R (Secretary of State for Justice) v Parole Board: High Court dismisses challenge to refusal to set aside Zenshen release decision

Administrative Court finds Parole Board's set aside refusal neither process nor outcome irrational despite attempted theft by life prisoner
The High Court has dismissed the Secretary of State for Justice's judicial review challenge to the Parole Board's refusal to set aside its direction to release a life prisoner convicted of a sadistic murder in 1990, finding the set aside decision to be neither process nor outcome irrational. The judgement in R (Secretary of State for Justice) v The Parole Board for England and Wales [2026] EWHC 1382 (Admin), handed down by Mrs Justice Eady on 9 June 2026, addresses the proper application of the set aside test under rule 28A of the Parole Board Rules 2019 and the limits of judicial review of specialist risk assessment decisions.
Mr Reginald Zenshen was sentenced to life imprisonment in 1991 for the premeditated murder of a consultant surgeon, in which 17 blows were struck to the victim's head. A whole life recommendation was later revised to a minimum term of 30 years following re-sentencing by the Court of Appeal. After completing that minimum term, extensive therapeutic work, and a period in open conditions, the Parole Board directed Mr Zenshen's release on licence on 30 October 2025, following evidence from three professional witnesses who each recommended release without reservation.
In December 2025, while on release on temporary licence, Mr Zenshen was caught attempting to steal goods worth approximately £30 from his employer. He reported the incident himself and expressed remorse. His community offender manager considered the incident did not indicate an increase in risk of harm, though noted his motivation remained unexplained. The Secretary of State applied to set aside the release direction. The Parole Board refused that application in January 2026, the release direction became final, and Mr Zenshen was released on 11 March 2026. Judicial review proceedings were issued on 19 March 2026.
The court first addressed timeliness, accepting that the approximately seven-week period between the set aside decision and the issue of proceedings was, in context, sufficiently prompt given the unusual and significant nature of the decision to seek judicial review of a Parole Board decision, and the personal consideration required of the Secretary of State.
On whether the section 32ZAA referral power introduced by the Victims and Prisoners Act 2024 provided a suitable alternative remedy, the court found it did not. The court accepted that the referral power was likely available on the facts, the release direction having only become final after the provision came into force. However, a section 32ZAA referral involves the High Court applying the statutory release test afresh, not reviewing the set aside decision. The two procedures raise different questions and offer different forms of relief, and the judicial review was not one the court should decline to entertain.

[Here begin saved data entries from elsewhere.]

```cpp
static int run_split_pass(pmc_ctx *ctx, DeflateArgs &a, const SplitPass &ps, uint32_t dD, hipStream_t st) {
    const uint64_t n = a.n, pcap = ps.pcap;
    const bool fastp = ps.fastp, dictp = ps.dictp;
    static const bool no_order = getenv("PMC_TREES_ORDER") && !atoi(getenv("PMC_TREES_ORDER"));
    const size_t tl_small = (size_t)(kTreesCap + 1) * 64 * 4, tl_1k = (size_t)(kTreesCap1K + 1) * 64 * 4;
    const size_t tl_big = (size_t)(kLCodes + 1) * 64 * 4;
    const uint32_t fcap = dictp ? 0u : front_cap_class(pcap);
    const uint64_t dcap = std::min<uint64_t>(((uint64_t)dD + ps.hi + 63) & ~(uint64_t)63, kDictSpan);
    const uint64_t fwb = dictp   ? deflate_front_fast_wave_bytes(dcap)
                         : fastp ? deflate_front_fast_wave_bytes(fcap ? fcap : pcap)
                                 : deflate_front_wave_bytes(fcap ? fcap : pcap);
    const uint64_t bwb = deflate_back_wave_bytes(pcap);
    a.dict = dictp ? (const uint8_t *)ctx->dict.p : nullptr;
    a.dict_len = dictp ? dD : 0u;
    a.front_cap = dictp ? (uint32_t)dcap : 0u;
    a.mtime = dictp ? ctx->dict_id : 0u;
    a.xfl = fastp ? 4u : 2u;
    const DeflateKernel fk = front_kernel(dictp, fastp, fcap);
    const Launch Lf = plan_lds(ctx, (const void *)fk, fwb, n, 0);
    const Launch Lb = plan_lds(ctx, (const void *)deflate_back_kernel, bwb, n, kBackTabBytes);
    const uint64_t chunk = split_chunk_of(n, split_chunk_budget(), pcap);
    const SplitLayout SL(pcap, chunk);
    uint8_t *p = (uint8_t *)ctx->split.p;
    a.cT = (uint32_t *)(p + SL.cT);
    a.cN = (uint32_t *)(p + SL.cN);
    a.cP = (uint32_t *)(p + SL.cP);
    a.cG = (uint32_t *)(p + SL.cG);
    a.cH = (uint16_t *)(p + SL.cH);
    a.cL = p + SL.cL;
    a.cB = (uint32_t *)(p + SL.cB);
    a.cC = (uint32_t *)(p + SL.cC);
    a.cD = (uint32_t *)(p + SL.cD);
    a.cZ = (uint32_t *)(p + SL.cZ);
    uint32_t *ord = (uint32_t *)(p + SL.ord), *obins = (uint32_t *)(p + SL.obins);
    a.cQ = (uint32_t *)(p + SL.cQ);
    a.min_len = ps.lo;
    a.lds_max_len = ps.hi;
    a.cap_len = pcap;
    a.front_batch = pcap <= 512 ? 4u : pcap <= 2048 ? 2u : 1u;
    for (uint64_t first = 0; first < n; first += chunk) {
        a.first = first;
        a.count = std::min<uint64_t>(chunk, n - first);
        const unsigned tb = (unsigned)((a.count + 63) / 64);
        a.wave_bytes = fwb;
        if (hipMemsetAsync(a.cQ, 0, 8, st) != hipSuccess) return PMC_E_NO_DEVICE;
        klaunch(ctx, PMC_K_DEFLATE_FRONT, st, [&] {
            const dim3 fg((unsigned)std::min<uint64_t>(Lf.blocks, (a.count + Lf.wpb - 1) / Lf.wpb));
            hipLaunchKernelGGL(fk, fg, dim3(64 * Lf.wpb), Lf.lds, st, a);
        });
        if (hipMemsetAsync(a.cD + a.count, 0, 4, st) != hipSuccess) return PMC_E_NO_DEVICE;
        a.cO = nullptr;
        if (!no_order && a.count >= 4096) {
            if (hipMemsetAsync(obins, 0, kOrderBins * 4, st) != hipSuccess) return PMC_E_NO_DEVICE;
            const unsigned ob = (unsigned)std::min<uint64_t>((a.count + 1023) / 1024, (uint64_t)ctx->cus * 4);
            klaunch(ctx, PMC_K_ORDER, st, [&] {
                hipLaunchKernelGGL(order_hist_kernel, dim3(ob), dim3(256), 0, st, (const uint32_t *)a.cZ, a.count, obins);
                hipLaunchKernelGGL(order_scan_kernel, dim3(1), dim3(1024), 0, st, obins);
                hipLaunchKernelGGL(order_scatter_kernel, dim3(ob), dim3(256), 0, st, (const uint32_t *)a.cZ, a.count,
                                   obins, ord);
            });
            a.cO = ord;
        }
        klaunch(ctx, PMC_K_DEFLATE_TREES, st, [&] {
            if (pcap <= 1024) hipLaunchKernelGGL(deflate_trees_kernel<kTreesCap1K>, dim3(tb), dim3(64), tl_1k, st, a);
            else hipLaunchKernelGGL(deflate_trees_kernel<kTreesCap>, dim3(tb), dim3(64), tl_small, st, a);
            hipLaunchKernelGGL(deflate_trees_kernel<kLCodes>, dim3(std::min<unsigned>(tb, 2u * (unsigned)ctx->cus)),
                               dim3(64), tl_big, st, a);
        });
        a.wave_bytes = bwb;
        a.back_nostage = pcap <= kNostageMaxLen ? 1u : 0u;
        if (a.back_nostage) klaunch(ctx, PMC_K_DEFLATE_BACK, st, [&] {
            const unsigned cb = (unsigned)std::min<uint64_t>((a.count + 511) / 512, (uint64_t)ctx->cus * 4);
            hipLaunchKernelGGL(crc32_batch_kernel, dim3(cb), dim3(512), 0, st, (const uint8_t *)a.src,
                               (const uint64_t *)(a.src_off + a.first), (const uint32_t *)(a.src_len + a.first),
                               a.count, a.cC);
        });
        klaunch(ctx, PMC_K_DEFLATE_BACK, st, [&] {
            hipLaunchKernelGGL(deflate_back_kernel,
                               dim3((unsigned)std::min<uint64_t>(Lb.blocks, (a.count + Lb.wpb - 1) / Lb.wpb)),
                               dim3(64 * Lb.wpb), Lb.lds, st, a);
// ... 1294 lines not shown
```

poor-man-s-cache_amd/csrc/pmc_deflate_split.hip:

```cpp
#include <hip/hip_runtime.h>

#include "pmc_device.hpp"
#include "pmc_kernels.hpp"

namespace pmc {


template <uint32_t CAPC>
__global__ void __launch_bounds__(256, 7) deflate_front_kernel(DeflateArgs a) {
    extern __shared__ __attribute__((aligned(16))) uint8_t lds[];
    const int wpb = blockDim.x / 64, wib = threadIdx.x / 64, l = lane_id();
    const uint64_t lcap = CAPC ? (uint64_t)CAPC : a.cap_len;
    uint8_t *base = lds + (uint64_t)wib * (CAPC ? front_layout(lcap).total : a.wave_bytes);
    const SmallLayout L = small_layout(lcap);
    const FrontLayout F = front_layout(lcap);
    SmallWave w;
    small_wave_init(w, base, L, a, nullptr);
    w.S = to_lds<uint16_t>(base + F.S);
    w.R = to_lds<uint16_t>(base + F.R);
    w.CN = to_lds<uint8_t>(base + F.cn);
    w.HC = to_lds<uint64_t>(base + F.hc);
    w.EV = to_lds<uint32_t>(base + F.ev);
    w.cnp = F.pkb;
    w.s12 = front_s12(lcap) ? 1u : 0u;
    w.lfreq = to_lds<uint32_t>(base + F.freq);
    w.dfreq = w.lfreq + 288;
    w.blfreq = w.dfreq + 32;
    const uint32_t kBatch = a.front_batch;
    uint32_t nx = l == 0 ? atomicAdd(a.cQ, kBatch) : 0u;
    for (;;) {
        const uint64_t g = readlane(nx, 0);
        if (g >= a.count) break;
        nx = l == 0 ? atomicAdd(a.cQ, kBatch) : 0u;
        const uint64_t vl = g + (uint64_t)l;
        const bool in = (uint32_t)l < kBatch && vl < a.count;
        const uint32_t myl = in ? a.src_len[a.first + vl] : 0u;
        const uint64_t myo = in ? a.src_off[a.first + vl] : 0u;
        uint64_t todo = ballot(myl != 0 && myl > a.min_len && myl <= a.lds_max_len);
        while (todo) {
            const int jj = __builtin_ctzll(todo);
            todo &= todo - 1;
            const uint64_t v = g + (uint64_t)jj, gv = a.first + v;
            const uint32_t len = readlane(myl, jj);
            w.tok = (PMC_GLB uint32_t *)(a.cT + v * a.cap_len);
#ifdef PMC_FAULT_LANE_ORDER
            w.fault_rev = (uint32_t)(gv & 1);
#endif
            const uint8_t *vsrc = a.src + readlane64(myo, jj);
            const uint32_t ntok = w.run_front(vsrc, len);
            if (ntok == kNtokRetry) {
                if (l == 0) {
                    a.cN[v] = kNtokRetry;
                    a.cZ[v] = 0;
                    atomicAdd(a.guard, 1u);
                }
                continue;
            }
            uint32_t nz = 0;
            for (int s = l; s < kLCodes + kDCodes; s += 64) {
                const uint32_t f = s < kLCodes ? w.lfreq[s] : w.dfreq[s - kLCodes];
                a.cH[v * kSplitRows + s] = (uint16_t)f;
                nz += (uint32_t)__builtin_popcountll(ballot(s < kLCodes && f != 0));
            }
            if (l == 0) {
                a.cN[v] = ntok < kSymsPerBlock ? ntok : kNtokMultiBlock;
                a.cZ[v] = nz;
            }
        }
    }
    small_wave_stamps_out(w, a);
}
template __global__ void deflate_front_kernel<0>(DeflateArgs);
template __global__ void deflate_front_kernel<1024>(DeflateArgs);
template __global__ void deflate_front_kernel<4096>(DeflateArgs);

template <int CAP>
struct LaneTrees {
    PMC_LDS uint32_t *hp;
    RegU16<kMaxBits + 1> blc;
    RegU16<kBLCodes> blf;
    const uint16_t *hist;
    uint8_t *lens;
    uint32_t *mg;
    bool deferred = false;

    __device__ uint32_t H(uint32_t i) const { return hp[i * 64]; }
    __device__ void setH(uint32_t i, uint32_t v) { hp[i * 64] = v; }

    __device__ void down(uint32_t k, uint32_t n) {
        const uint32_t v = H(k), kv = v >> 10;
        uint32_t j = k << 1;
        while (j <= n) {
            uint32_t x = H(j);
            if (j < n) {
                const uint32_t y = H(j + 1);
                if ((y >> 10) <= (x >> 10)) {
                    j++;
                    x = y;
                }
            }
            if (kv <= (x >> 10)) break;
            setH(k, x);
            k = j;
            j <<= 1;
        }
        setH(k, v);
    }

    __device__ static uint32_t xbits(int kind, uint32_t x) {
        return kind == 0 ? (x >= kLiterals + 1 ? len_extra_cf(x - (kLiterals + 1)) : 0u)
               : kind == 1 ? dist_extra_cf(x)
                           : (x == 16 ? 2u : x == 17 ? 3u : x == 18 ? 7u : 0u);
    }
    __device__ static uint32_t static_len(int kind, uint32_t x) {
        return kind == 1 ? 5u : x < 144 ? 8u : x < 256 ? 9u : x < 280 ? 7u : 8u;
    }
    template <class Freq>
    __device__ int build(Freq freq, int elems, uint32_t row0, int kind, int max_length, uint32_t &opt, uint32_t &stat,
                         PMC_GLB const uint16_t *grow = nullptr) {
        int heap_len = 0, max_code = -1;
        if (grow) {
            typedef uint32_t v4u __attribute__((ext_vector_type(4)));
            PMC_GLB const v4u *g4 = (PMC_GLB const v4u *)grow;
            const int nb = (elems + 31) / 32;
            v4u cur[4], nxt[4];
#pragma unroll
            for (int i = 0; i < 4; i++) cur[i] = i * 8 < elems ? g4[i] : v4u{0, 0, 0, 0};
            for (int b = 0; b < nb; b++) {
#pragma unroll
                for (int i = 0; i < 4; i++) {
                    const int q = (b + 1) * 4 + i;
                    nxt[i] = b + 1 < nb && q * 8 < elems ? g4[q] : v4u{0, 0, 0, 0};
                }
#pragma unroll
                for (int i = 0; i < 4; i++) {
#pragma unroll
                    for (int h = 0; h < 8; h++) {
                        const int nn = b * 32 + i * 8 + h;
                        const uint32_t f = nn < elems ? (cur[i][h >> 1] >> (16 * (h & 1))) & 0xffffu : 0u;
                        if (f) {
                            if (heap_len == CAP) {
                                deferred = true;
                                return -1;
                            }
                            setH(++heap_len, f << 15 | (uint32_t)nn);
                            max_code = nn;
                        }
                    }
                }
#pragma unroll
                for (int i = 0; i < 4; i++) cur[i] = nxt[i];
            }
        }
        for (int n0 = 0; !grow && n0 < elems; n0 += 8) {
            uint32_t f8[8];
#pragma unroll
            for (int k = 0; k < 8; k++) f8[k] = n0 + k < elems ? freq(n0 + k) : 0u;
#pragma unroll
            for (int k = 0; k < 8; k++) {
                if (f8[k]) {
                    if (heap_len == CAP) {
                        deferred = true;
                        return -1;
                    }
                    setH(++heap_len, f8[k] << 15 | (uint32_t)(n0 + k));
                    max_code = n0 + k;
                }
            }
        }
        while (heap_len < 2) {
            const int node = max_code < 2 ? ++max_code : 0;
            setH(++heap_len, 1u << 15 | (uint32_t)node);
            opt--;
            if (kind != 2) stat -= static_len(kind, (uint32_t)node);
        }
        for (int n = heap_len / 2; n >= 1; n--) down((uint32_t)n, (uint32_t)heap_len);
        uint32_t node = (uint32_t)elems, nm = 0;
        do {
            const uint32_t n = H(1);
            setH(1, H((uint32_t)heap_len));
            heap_len--;
            down(1, (uint32_t)heap_len);
            const uint32_t m = H(1);
            mg[(2 * nm) * 64] = n;
            mg[(2 * nm + 1) * 64] = m;
            nm++;
            const uint32_t kn = n >> 10, km = m >> 10, dn = kn & 31, dm = km & 31;
            const uint32_t d = (dn >= dm ? dn : dm) + 1;
            setH(1, ((((kn >> 5) + (km >> 5)) << 5) | d) << 10 | node);
            node++;
            down(1, (uint32_t)heap_len);
        } while (heap_len >= 2);
        const uint32_t K = nm;
        uint32_t overflow = 0;
        blc.zero();
        setH(K, 0);
        constexpr int kB = 8;
        uint32_t cur[2 * kB], nxt[2 * kB], nx2[2 * kB];
        auto fetch = [&](int hi, uint32_t *d) {
#pragma unroll
            for (int t = 0; t < kB; t++) {
                const int j = hi - 1 - t;
                d[2 * t] = j >= 0 ? mg[(2 * j + 1) * 64] : 0u;
                d[2 * t + 1] = j >= 0 ? mg[(2 * j) * 64] : 0u;
            }
        };
        fetch((int)K, cur);
        fetch((int)K - kB, nxt);
        for (int i0 = (int)K; i0 >= 1; i0 -= kB) {
            fetch(i0 - 2 * kB, nx2);
#pragma unroll
            for (int t = 0; t < kB; t++) {
                const int i = i0 - t;
                if (i < 1) break;
                const uint32_t L = H((uint32_t)i);
#pragma unroll
                for (int c = 0; c < 2; c++) {
                    const uint32_t key = cur[2 * t + c], x = key & 1023;
                    uint32_t bits = L + 1;
                    if (bits > (uint32_t)max_length) {
                        bits = (uint32_t)max_length;
                        overflow++;
                    }
                    if (x >= (uint32_t)elems) {
                        setH(x - (uint32_t)elems + 1, bits);
                    } else {
                        lens[row0 + x] = (uint8_t)bits;
                        blc.add(bits, 1);
                        const uint32_t f = key >> 15;
                        const uint32_t xb = xbits(kind, x);
                        opt += __umul24(f, bits + xb);
                        if (kind != 2) stat += __umul24(f, static_len(kind, x) + xb);
                    }
                }
            }
#pragma unroll
            for (int t = 0; t < 2 * kB; t++) {
                cur[t] = nxt[t];
                nxt[t] = nx2[t];
            }
        }
        if (overflow) {
            int ov = (int)overflow;
            do {
                int bits = max_length - 1;
                while (blc.get((uint32_t)bits) == 0) bits--;
                blc.add((uint32_t)bits, -1);
                blc.add((uint32_t)bits + 1, 2);
                blc.add((uint32_t)max_length, -1);
                ov -= 2;
            } while (ov > 0);
            uint32_t idx = 0;
            for (int bits = max_length; bits != 0; bits--) {
                uint32_t n = blc.get((uint32_t)bits);
                while (n != 0) {
                    const uint32_t key = mg[idx * 64], x = key & 1023;
                    idx++;
                    if (x >= (uint32_t)elems) continue;
                    const uint32_t cur = lens[row0 + x];
                    if (cur != (uint32_t)bits) {
                        opt += (uint32_t)((int32_t)bits - (int32_t)cur) * (key >> 15);
                        lens[row0 + x] = (uint8_t)bits;
                    }
                    n--;
                }
            }
        }
        return max_code;
    }

    __device__ void emit_header(int l_max, int d_max, int mbi, const uint32_t *blw, PMC_GLB uint32_t *row) {
        auto blen = [&](int s) -> uint32_t { return (blw[(12 + s) >> 2] >> (8 * ((12 + s) & 3))) & 0xffu; };
        uint64_t cnt = 0;
#pragma unroll
        for (int s = 0; s < kBLCodes; s++) {
            const uint32_t L = blen(s);
            cnt += L ? 1ull << (8 * L) : 0ull;
        }
        uint64_t nc = 0;
        uint32_t code = 0;
#pragma unroll
        for (int b = 1; b <= kMaxBLBits; b++) {
            code = (code + (uint32_t)((cnt >> (8 * (b - 1))) & 0xffu)) << 1;
            nc |= (uint64_t)code << (8 * b);
        }
        RegU16<kBLCodes> bc;
#pragma unroll
        for (int s = 0; s < kBLCodes; s++) {
            const uint32_t L = blen(s), c = (uint32_t)(nc >> (8 * L)) & 0xffu;
            nc += L ? 1ull << (8 * L) : 0ull;
            bc.set((uint32_t)s, L ? (__builtin_bitreverse32(c) >> (32 - L)) | L << 8 : 0u);
        }
        uint64_t acc = 0;
        uint32_t an = 0, wi = 1, total = 0;
        auto put = [&](uint32_t v, uint32_t n) {
            acc |= (uint64_t)v << an;
            an += n;
            total += n;
            if (an >= 32) {
                row[wi++] = (uint32_t)acc;
                acc >>= 32;
                an -= 32;
            }
        };
        auto send_code = [&](uint32_t sym) {
            const uint32_t e = bc.get(sym);
            put(e & 0xffu, e >> 8);
        };
        put((uint32_t)(l_max + 1 - 257), 5);
        put((uint32_t)d_max, 5);
        put((uint32_t)(mbi + 1 - 4), 4);
        for (int k = 0; k <= mbi; k++) put(bc.get(bl_order_cf(k)) >> 8, 3);
        for (int tr = 0; tr < 2; tr++) {
            const uint32_t row0 = tr ? (uint32_t)kLCodes : 0u;
            const int max_code = tr ? d_max : l_max;
            int prevlen = -1, nextlen = (int)lrow(row0), count = 0, max_count = 7, min_count = 4;
            if (nextlen == 0) max_count = 138, min_count = 3;
            int w0 = -8;
            uint64_t pk = 0;
            for (int n = 0; n <= max_code; n++) {
                const int curlen = nextlen, nx = n + 1;
// ... 46 lines not shown
#pragma unroll
        for (int i = 0; i < 20; i++) r[i] = *(PMC_GLB const v4u *)(lens + 16 * i);
#pragma unroll
        for (int i = 0; i < 20; i++) {
            hp[(4 * i + 0) * 64] = r[i].x;
            hp[(4 * i + 1) * 64] = r[i].y;
            hp[(4 * i + 2) * 64] = r[i].z;
            hp[(4 * i + 3) * 64] = r[i].w;
        }
    }

    __device__ void scan(uint32_t row0, int max_code) {
        int prevlen = -1, nextlen = (int)lrow(row0), count = 0, max_count = 7, min_count = 4;
        if (nextlen == 0) max_count = 138, min_count = 3;
        int w0 = -8;
        uint64_t pk = 0;
        for (int n = 0; n <= max_code; n++) {
            const int curlen = nextlen, nx = n + 1;
            if (nx <= max_code) {
                if (nx >= w0 + 8) {
                    w0 = nx & ~7;
                    pk = 0;
#pragma unroll
                    for (int k = 0; k < 8; k++)
                        pk |= (uint64_t)(w0 + k <= max_code ? lrow(row0 + (uint32_t)(w0 + k)) : 0u) << (8 * k);
                }
                nextlen = (int)((pk >> (8 * (nx - w0))) & 0xff);
            } else {
                nextlen = 0xffff;
            }
            if (++count < max_count && curlen == nextlen) {
                continue;
            }
            if (count < min_count) {
                blf.add((uint32_t)curlen, count);
            } else if (curlen != 0) {
                if (curlen != prevlen) blf.add((uint32_t)curlen, 1);
                blf.add(kRep3_6, 1);
            } else if (count <= 10) {
                blf.add(kRepz3_10, 1);
            } else {
                blf.add(kRepz11_138, 1);
            }
            count = 0;
            prevlen = curlen;
            if (nextlen == 0) max_count = 138, min_count = 3;
            else if (curlen == nextlen) max_count = 6, min_count = 3;
            else max_count = 7, min_count = 4;
        }
    }
};
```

On the merits, the court applied the approach established in R (Umar Jones) v The Parole Board [2025] EWHC 3216 (Admin), which confirmed that the rule 28A(4) test requires the decision maker to be satisfied that the release direction would not have been given had the new information been available, a conclusion requiring sufficient consideration of the reliability, relevance, and cogency of that information. The Secretary of State advanced grounds of both process and outcome irrationality.
Mrs Justice Eady granted permission on the process ground but dismissed it on the merits. The set aside decision demonstrated a clear focus on the risk assessment underlying the release direction and proper consideration of the new information in that context. The decision maker's conclusion that Mr Zenshen's motivation for the theft was a matter appropriately addressed under supervision in the community was not a delegation of risk assessment, but a rational evaluation of the enquiry required. Failures to expressly reference specific earlier convictions or licence condition compliance did not reveal logical errors or gaps in the reasoning, given the experience of the decision maker and the materials he had expressly considered.
Permission on the outcome ground was refused. The court declined to accept that the only rational course on the new information would have been to adjourn for a further psychological assessment. That amounted to impermissible substitution of the Secretary of State's view for that of the expert decision-making body.
R (Secretary of State for Justice) v The Parole Board for England and Wales and Mr Reginald Zenshen [2026] EWHC 1382 (Admin). Jason Pobjoy KC, Claire Palmer and Will Perry (Government Legal Department) for the claimant; Natasha Jackson (Government Legal Department) for the defendant; Nick Armstrong KC and Aidan Wills (Bhatt Murphy Ltd) for the interested party.